Carbohydrates sound so innocent: mere starches, sugar and fiber that the body uses for energy. Yet health-conscious Americans despise them, designing entire diets just to cut them out.
But out of the pile of cast-off carbs, there are some you should keep. New research around a certain kind of carb, called “resistant starch,” suggests that they could be a key way to help control weight.
When we eat refined carbohydrates, like white bread and cookies, our bodies absorb them very quickly, and the hormone insulin ushers them into our cells. Eat a lot of them, and the body will store most of those calories instead of burning them—which is why we gain weight on high-carb diets.
But that’s not the case with resistant starches, so named because they resist digestion. These kinds of carbs bypass the small intestine (where most food is digested) and head to the large intestine (also known as the colon) to be metabolized. There, they’re fermented and turned into short-chain fatty acids, which the body burns as energy. Resistant starches also serve as powerful prebiotics—food for intestinal bacteria in the colon.
Those benefits—getting digested slower, being converted into fatty acids and sustaining colonies of gut bacteria—set resistant starch apart. Resistant starch is being explored as a healthy food for people with type-2 diabetes; eating it improved certain measures of inflammation, a condition that often precedes type-2 diabetes, and lipid profiles in women with the condition, showed one 2015 study.
“Certain populations and cultures have been benefiting from resistant starches for a long time,” says Paul Arciero, professor in the health and exercise sciences department of Skidmore College. “In my belief, that’s what’s protected them against some of the ravages of the more modern-day high carbohydrate diet.”
Luckily, resistant starch is found in a range of delicious foods. Legumes, beans, whole grains and some seeds have it, as do uncooked potatoes and unripe bananas. Products made from these foods, including bean flour, potato starch, tapioca starch and brown rice flour, also count.
Most intriguing and surprising of all is that so many leftovers contain resistant starch. When you cook a certain starchy food, like white rice, pasta or a potato, and then cool it in the refrigerator, the food develops resistant starches. “Cooking the carbohydrate starch alters the chemical bonds in the food,” Arciero explains. Stick it in the fridge, and as the food cools, those bonds reform in a new design. “The ensuing structure of those bonds during the cooling process is what makes them resistant to then being digested in the small intestine,” Arciero says. Even if you heat them up again, they retain their new resistant starches.
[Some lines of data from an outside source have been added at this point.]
template <typename XT>
static int bn_sign_bwd(const float* g, const uint32_t* pass_bits, const XT* x, const float* dec, int32_t batch, int32_t channels,
                       int32_t hw, const float* mean, const float* invstd, const float* gamma, int32_t training,
                       int32_t out_shuffle_groups, float* dx, float* dgamma, float* dbeta, float* dx_channel_sum, void* scratch,
                       mnb_stream_t stream) {
  MNB_REQUIRE(g && pass_bits && x && mean && invstd && gamma && dx && dgamma && dbeta && scratch, "NULL bn_sign_bwd pointer");
  MNB_REQUIRE(batch > 0 && channels > 0 && channels <= 8192 && hw > 0, "bad bn_sign_bwd shape");
  MNB_REQUIRE(out_shuffle_groups >= 1 && channels % out_shuffle_groups == 0, "shuffle groups %d do not divide %d channels",
              out_shuffle_groups, channels);
  const int64_t n = (int64_t)batch * channels * hw;
  const int64_t per = (int64_t)batch * hw;
  const int splits = plane_splits(batch, per, channels);
  uint32_t* counters = reinterpret_cast<uint32_t*>(reinterpret_cast<char*>(scratch) + 16384);
  double* partial = reinterpret_cast<double*>(reinterpret_cast<char*>(scratch) + 49152);
  const dim3 grid(channels, splits);
  const float inv_count = 1.f / (float)per;
  if (planes_vectorizable(n, hw, g, dx, nullptr, x)) {
    bn_sign_bwd_reduce_kernel<true, XT><<<grid, 256, 0, S(stream)>>>(g, pass_bits, x, dec, batch, channels, hw, out_shuffle_groups,
                                                                     mean, invstd, dgamma, dbeta, counters, partial);
    if (training == 2) { MNB_LAUNCHED(1); return 0; }
    bn_sign_bwd_apply_kernel<true, XT><<<grid, 256, 0, S(stream)>>>(g, pass_bits, x, dec, batch, channels, hw, out_shuffle_groups,
                                                                    inv_count, mean, invstd, gamma, dgamma, dbeta, training, dx,
                                                                    dx_channel_sum, counters, partial);
  } else {
    bn_sign_bwd_reduce_kernel<false, XT><<<grid, 256, 0, S(stream)>>>(g, pass_bits, x, dec, batch, channels, hw, out_shuffle_groups,
                                                                      mean, invstd, dgamma, dbeta, counters, partial);
    if (training == 2) { MNB_LAUNCHED(1); return 0; }
    bn_sign_bwd_apply_kernel<false, XT><<<grid, 256, 0, S(stream)>>>(g, pass_bits, x, dec, batch, channels, hw, out_shuffle_groups,
                                                                     inv_count, mean, invstd, gamma, dgamma, dbeta, training, dx,
                                                                     dx_channel_sum, counters, partial);
  }
  MNB_LAUNCHED(2);
  return 0;
}

extern "C" int mnb_bn_sign_bwd(const float* g, const uint32_t* pass_bits, const float* x, int32_t batch, int32_t channels,
                               int32_t hw, const float* mean, const float* invstd, const float* gamma, int32_t training,
                               int32_t out_shuffle_groups, float* dx, float* dgamma, float* dbeta, float* dx_channel_sum,
                               void* scratch, mnb_stream_t stream) {
  return bn_sign_bwd<float>(g, pass_bits, x, nullptr, batch, channels, hw, mean, invstd, gamma, training, out_shuffle_groups, dx,
                            dgamma, dbeta, dx_channel_sum, scratch, stream);
}

extern "C" int mnb_bn_sign_bwd_codes(const float* g, const uint32_t* pass_bits, const int16_t* codes, const float* dec,
                                     int32_t batch, int32_t channels, int32_t hw, const float* mean, const float* invstd,
                                     const float* gamma, int32_t training, int32_t out_shuffle_groups, float* dx, float* dgamma,
                                     float* dbeta, float* dx_channel_sum, void* scratch, mnb_stream_t stream) {
  MNB_REQUIRE(dec, "NULL decode pair");
  return bn_sign_bwd<int16_t>(g, pass_bits, codes, dec, batch, channels, hw, mean, invstd, gamma, training, out_shuffle_groups, dx,
                              dgamma, dbeta, dx_channel_sum, scratch, stream);
}

struct PoolGeom { uint32_t channels, H, W4, OH, OW2, sg; };

__device__ __forceinline__ uint32_t first_max_of_signs(bool p0, bool p1, bool p2, bool p3) {
  return p0 ? 0u : (p1 ? 1u : (p2 ? 2u : (p3 ? 3u : 0u)));
}

template <typename XT>
__global__ void __launch_bounds__(256) bn_sign_pool_fwd_kernel(const XT* __restrict__ x, const float* __restrict__ dec,
                                                               uint32_t n_pairs, PoolGeom gm,
                                                               const float* __restrict__ mean, const float* __restrict__ invstd,
                                                               const float* __restrict__ gamma, const float* __restrict__ beta,
                                                               float2* __restrict__ y, uchar2* __restrict__ arg,
                                                               uint8_t* __restrict__ bits8) {
  const uint32_t stride = gridDim.x * blockDim.x;
  const uint32_t n_up = (n_pairs + 31u) & ~31u;
  const uint32_t cpg = gm.channels / gm.sg;
  for (uint32_t o = blockIdx.x * blockDim.x + threadIdx.x; o < n_up; o += stride) {
    uint32_t nib = 0, i0 = 0;
    const bool live = o < n_pairs;
    if (live) {
      const uint32_t j = o % gm.OW2, t = o / gm.OW2;
      const uint32_t oh = t % gm.OH, plane = t / gm.OH;
      const uint32_t b = plane / gm.channels, c = plane - b * gm.channels;
      i0 = (plane * gm.H + 2 * oh) * gm.W4 + j;
      const float mu = __ldg(mean + c), sc = __ldg(gamma + c) * __ldg(invstd + c), be = __ldg(beta + c);
      const XDec d = x_dec<XT>(dec, (int)gm.channels, (int)c);
      const float4 r0 = x_load4(x + 4 * i0, d), r1 = x_load4(x + 4 * (i0 + gm.W4), d);
      const float v[8] = {fmaf(r0.x - mu, sc, be), fmaf(r0.y - mu, sc, be), fmaf(r0.z - mu, sc, be), fmaf(r0.w - mu, sc, be),
                          fmaf(r1.x - mu, sc, be), fmaf(r1.y - mu, sc, be), fmaf(r1.z - mu, sc, be), fmaf(r1.w - mu, sc, be)};
      bool pos[8];
#pragma unroll
      for (int e = 0; e < 8; ++e) { pos[e] = !(v[e] < 0.f); nib |= (uint32_t)(fabsf(v[e]) < 1.f) << e; }
      const uint32_t a0 = first_max_of_signs(pos[0], pos[1], pos[4], pos[5]);
      const uint32_t a1 = first_max_of_signs(pos[2], pos[3], pos[6], pos[7]);
      const float m0 = (pos[0] | pos[1] | pos[4] | pos[5]) ? 1.f : -1.f, m1 = (pos[2] | pos[3] | pos[6] | pos[7]) ? 1.f : -1.f;
      const uint32_t oplane = b * gm.channels + shuffled_channel(c, gm.sg, cpg);
      y[(oplane * gm.OH + oh) * gm.OW2 + j] = make_float2(m0, m1);
      arg[o] = make_uchar2((unsigned char)a0, (unsigned char)a1);
    }
    const uint32_t other = __shfl_xor_sync(0xffffffffu, nib, 1);
    if (live && (threadIdx.x & 1) == 0) {
      bits8[i0 >> 1] = (uint8_t)((nib & 15u) | ((other & 15u) << 4));
      bits8[(i0 + gm.W4) >> 1] = (uint8_t)((nib >> 4) | (other & 0xf0u));
    }
  }
}

template <typename XT>
__global__ void __launch_bounds__(256) bn_sign_pool_bwd_reduce_kernel(const float2* __restrict__ g, const uchar2* __restrict__ arg,
                                                                      const uint8_t* __restrict__ bits8, const XT* __restrict__ x,
                                                                      const float* __restrict__ dec, int batch, PoolGeom gm, const float* __restrict__ mean,
                                                                      const float* __restrict__ invstd, float* __restrict__ dgamma,
                                                                      float* __restrict__ dbeta, uint32_t* counters, double* partial) {
  __shared__ double red[32];
  __shared__ bool last;
  const uint32_t c = blockIdx.x, sp = blockIdx.y, nsp = gridDim.y;
  const uint32_t oc = shuffled_channel(c, gm.sg, gm.channels / gm.sg);
  const float mu = __ldg(mean + c), is = __ldg(invstd + c);
  const XDec d = x_dec<XT>(dec, (int)gm.channels, (int)c);
  const uint32_t b_lo = (uint32_t)((int64_t)batch * sp / nsp), b_hi = (uint32_t)((int64_t)batch * (sp + 1) / nsp);
  const uint32_t per_img = gm.OH * gm.OW2, total = (b_hi - b_lo) * per_img;
  float f1[2] = {0.f, 0.f}, f2[2] = {0.f, 0.f};
  for (uint32_t t0 = threadIdx.x; t0 < total; t0 += 2 * blockDim.x) {
#pragma unroll
    for (int u = 0; u < 2; ++u) {
      const uint32_t t = t0 + u * blockDim.x;
      if (t < total) {
        const uint32_t b = b_lo + t / per_img, rem = t % per_img;
        const uint32_t oh = rem / gm.OW2, j = rem - oh * gm.OW2;
        const uint32_t plane = b * gm.channels + c;
        const float2 gv = __ldg(g + ((b * gm.channels + oc) * gm.OH + oh) * gm.OW2 + j);
        const uchar2 a = arg[(plane * gm.OH + oh) * gm.OW2 + j];
        const uint32_t i0 = (plane * gm.H + 2 * oh) * gm.W4 + j;
#pragma unroll
        for (int w = 0; w < 2; ++w) {
          const uint32_t aw = w ? a.y : a.x;
          const uint32_t i4 = i0 + (aw >> 1) * gm.W4, col = 2u * w + (aw & 1u);
          const bool pass = (bits8[i4 >> 1] >> (4u * (i4 & 1u) + col)) & 1u;
          const float gmv = pass ? (w ? gv.y : gv.x) : 0.f;
          f1[u] += gmv;
          f2[u] += gmv * ((x_val<XT>(__ldg(x + 4u * i4 + col), d) - mu) * is);
        }
      }
// ... 44 lines not shown
    const uchar2 a = arg[(plane * gm.OH + oh) * gm.OW2 + j];
    const uint32_t i0 = (plane * gm.H + 2 * oh) * gm.W4 + j, i1 = i0 + gm.W4;
    const uint32_t n0 = (bits8[i0 >> 1] >> (4u * (i0 & 1u))) & 15u, n1 = (bits8[i1 >> 1] >> (4u * (i1 & 1u))) & 15u;
    float v[8] = {0.f, 0.f, 0.f, 0.f, 0.f, 0.f, 0.f, 0.f};
    {
      const uint32_t e0 = (a.x >> 1) * 4u + (a.x & 1u), e1 = (a.y >> 1) * 4u + 2u + (a.y & 1u);
      const uint32_t nib = n0 | (n1 << 4);
#pragma unroll
      for (int e = 0; e < 8; ++e) {
        if ((uint32_t)e == e0 && ((nib >> e) & 1u)) v[e] = gv.x;
        if ((uint32_t)e == e1 && ((nib >> e) & 1u)) v[e] = gv.y;
      }
    }
    if (training) {
      const float4 r0 = x_load4(x + 4 * i0, d), r1 = x_load4(x + 4 * i1, d);
      const float xs[8] = {r0.x, r0.y, r0.z, r0.w, r1.x, r1.y, r1.z, r1.w};
#pragma unroll
      for (int e = 0; e < 8; ++e) v[e] = bn_bwd_centre(v[e], db, (xs[e] - mu) * is, dg);
    }
    const float4 o0 = make_float4(k * v[0], k * v[1], k * v[2], k * v[3]), o1 = make_float4(k * v[4], k * v[5], k * v[6], k * v[7]);
    dx[i0] = o0;
    dx[i1] = o1;
    f += ((o0.x + o0.y) + (o0.z + o0.w)) + ((o1.x + o1.y) + (o1.z + o1.w));
  }
  if (!dx_sum) return;
  double s = mnb_block_reduce((double)f, MnbSum(), 0.0, red);
  if (threadIdx.x == 0) {
    partial[((int64_t)c * nsp + sp) * 2] = s;
    __threadfence();
    last = (atomicAdd(counters + c, 1u) == nsp - 1);
  }
  __syncthreads();
  if (!last || threadIdx.x != 0) return;
  __threadfence();
  s = 0.0;
  for (uint32_t j = 0; j < nsp; ++j) s += partial[((int64_t)c * nsp + j) * 2];
  dx_sum[c] = (float)s;
  counters[c] = 0;
}

template <typename XT>
static int pool_geom(int batch, int channels, int H, int W, int sg, const XT* x, const void* a, const void* b, PoolGeom& gm) {
  MNB_REQUIRE(batch > 0 && channels > 0 && channels <= 8192 && H > 0 && W > 0, "bad bn_sign_pool shape");
  MNB_REQUIRE(sg >= 1 && channels % sg == 0, "shuffle groups %d do not divide %d channels", sg, channels);
  if ((H & 1) || (W & 7) || (int64_t)batch * channels * H * W >= (1ll << 31) ||
      (((uintptr_t)a | (uintptr_t)b) & 15) || ((uintptr_t)x & (4 * sizeof(XT) - 1)))
    return mnb_fail(MNB_E_UNSUPPORTED, "bn_sign_pool needs even H, W %% 8 == 0, < 2^31 elements, 16-byte aligned tensors");
  gm = PoolGeom{(uint32_t)channels, (uint32_t)H, (uint32_t)(W / 4), (uint32_t)(H / 2), (uint32_t)(W / 4), (uint32_t)sg};
  return 0;
}

template <typename XT>
static int bn_sign_pool_fwd(const XT* x, const float* dec, int32_t batch, int32_t channels, int32_t H, int32_t W, const float* mean,
                            const float* invstd, const float* gamma, const float* beta, int32_t out_shuffle_groups, float* y,
                            uint32_t* pass_bits, uint8_t* argmax, mnb_stream_t stream) {
  MNB_REQUIRE(x && mean && invstd && gamma && beta && y && pass_bits && argmax, "NULL bn_sign_pool_fwd pointer");
  PoolGeom gm;
  if (int e = pool_geom(batch, channels, H, W, out_shuffle_groups, x, y, nullptr, gm)) return e;
  const uint32_t n_pairs = (uint32_t)((int64_t)batch * channels * gm.OH * gm.OW2);
  int blocks = (int)std::min<int64_t>(mnb_ceil_div(n_pairs, 256), MNB_NUM_SMS * 16);
  bn_sign_pool_fwd_kernel<XT><<<blocks, 256, 0, S(stream)>>>(x, dec, n_pairs, gm, mean, invstd, gamma, beta,
                                                             reinterpret_cast<float2*>(y), reinterpret_cast<uchar2*>(argmax),
                                                             reinterpret_cast<uint8_t*>(pass_bits));
  MNB_LAUNCHED(1);
  return 0;
}

extern "C" int mnb_bn_sign_pool_fwd(const float* x, int32_t batch, int32_t channels, int32_t H, int32_t W, const float* mean,
                                    const float* invstd, const float* gamma, const float* beta, int32_t out_shuffle_groups,
                                    float* y, uint32_t* pass_bits, uint8_t* argmax, mnb_stream_t stream) {
  return bn_sign_pool_fwd<float>(x, nullptr, batch, channels, H, W, mean, invstd, gamma, beta, out_shuffle_groups, y, pass_bits,
                                 argmax, stream);
}

extern "C" int mnb_bn_sign_pool_fwd_codes(const int16_t* codes, const float* dec, int32_t batch, int32_t channels, int32_t H,
                                          int32_t W, const float* mean, const float* invstd, const float* gamma, const float* beta,
                                          int32_t out_shuffle_groups, float* y, uint32_t* pass_bits, uint8_t* argmax,
                                          mnb_stream_t stream) {
  MNB_REQUIRE(dec, "NULL decode pair");
  return bn_sign_pool_fwd<int16_t>(codes, dec, batch, channels, H, W, mean, invstd, gamma, beta, out_shuffle_groups, y, pass_bits,
                                   argmax, stream);
}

In all of its forms, resistant starch shows promise for helping people control their weight. In a Nutrition Journal study published in October 2015, Arciero and his team cooked a series of four pancake breakfasts for 70 women. The four pancakes were made from ordinary starch, starch plus whey protein, resistant starch (a tapioca-based starch modified to become resistant—much like leftovers are), and resistant starch with whey protein.
Arciero and his team monitored the women after each meal for three hours and used a device to see how many calories they burned, and what type. To Arciero’s surprise, after women ate pancakes containing resistant starch plus protein, they experienced an increase in fat burning, compared to all of the other kinds of pancakes. “After you eat a meal that’s principally carbohydrate, the fact that your body can burn a greater percentage of fat as its energy source is very unusual,” he says. Adding protein to the batter also made the women feel fuller, they found—which hints at a potentially powerful food combo for people trying to control their weight. “If you can combine a resistant starch with a hardboiled egg, or whey protein, or pea protein, or chicken or Greek yogurt, that’s a pretty powerful combination,” Arciero says.
It’s too soon to tell if resistant starch can help people lose weight. But the new evidence suggests that it may help control weight by altering body composition and increasing satiety. “The potential for a nutritional lifestyle intervention to counter obesity driven by high-carbohydrate food, though we don’t know yet how significantly, is fascinating,” Arciero says—especially when it’s as simple and delicious as reheating your pasta.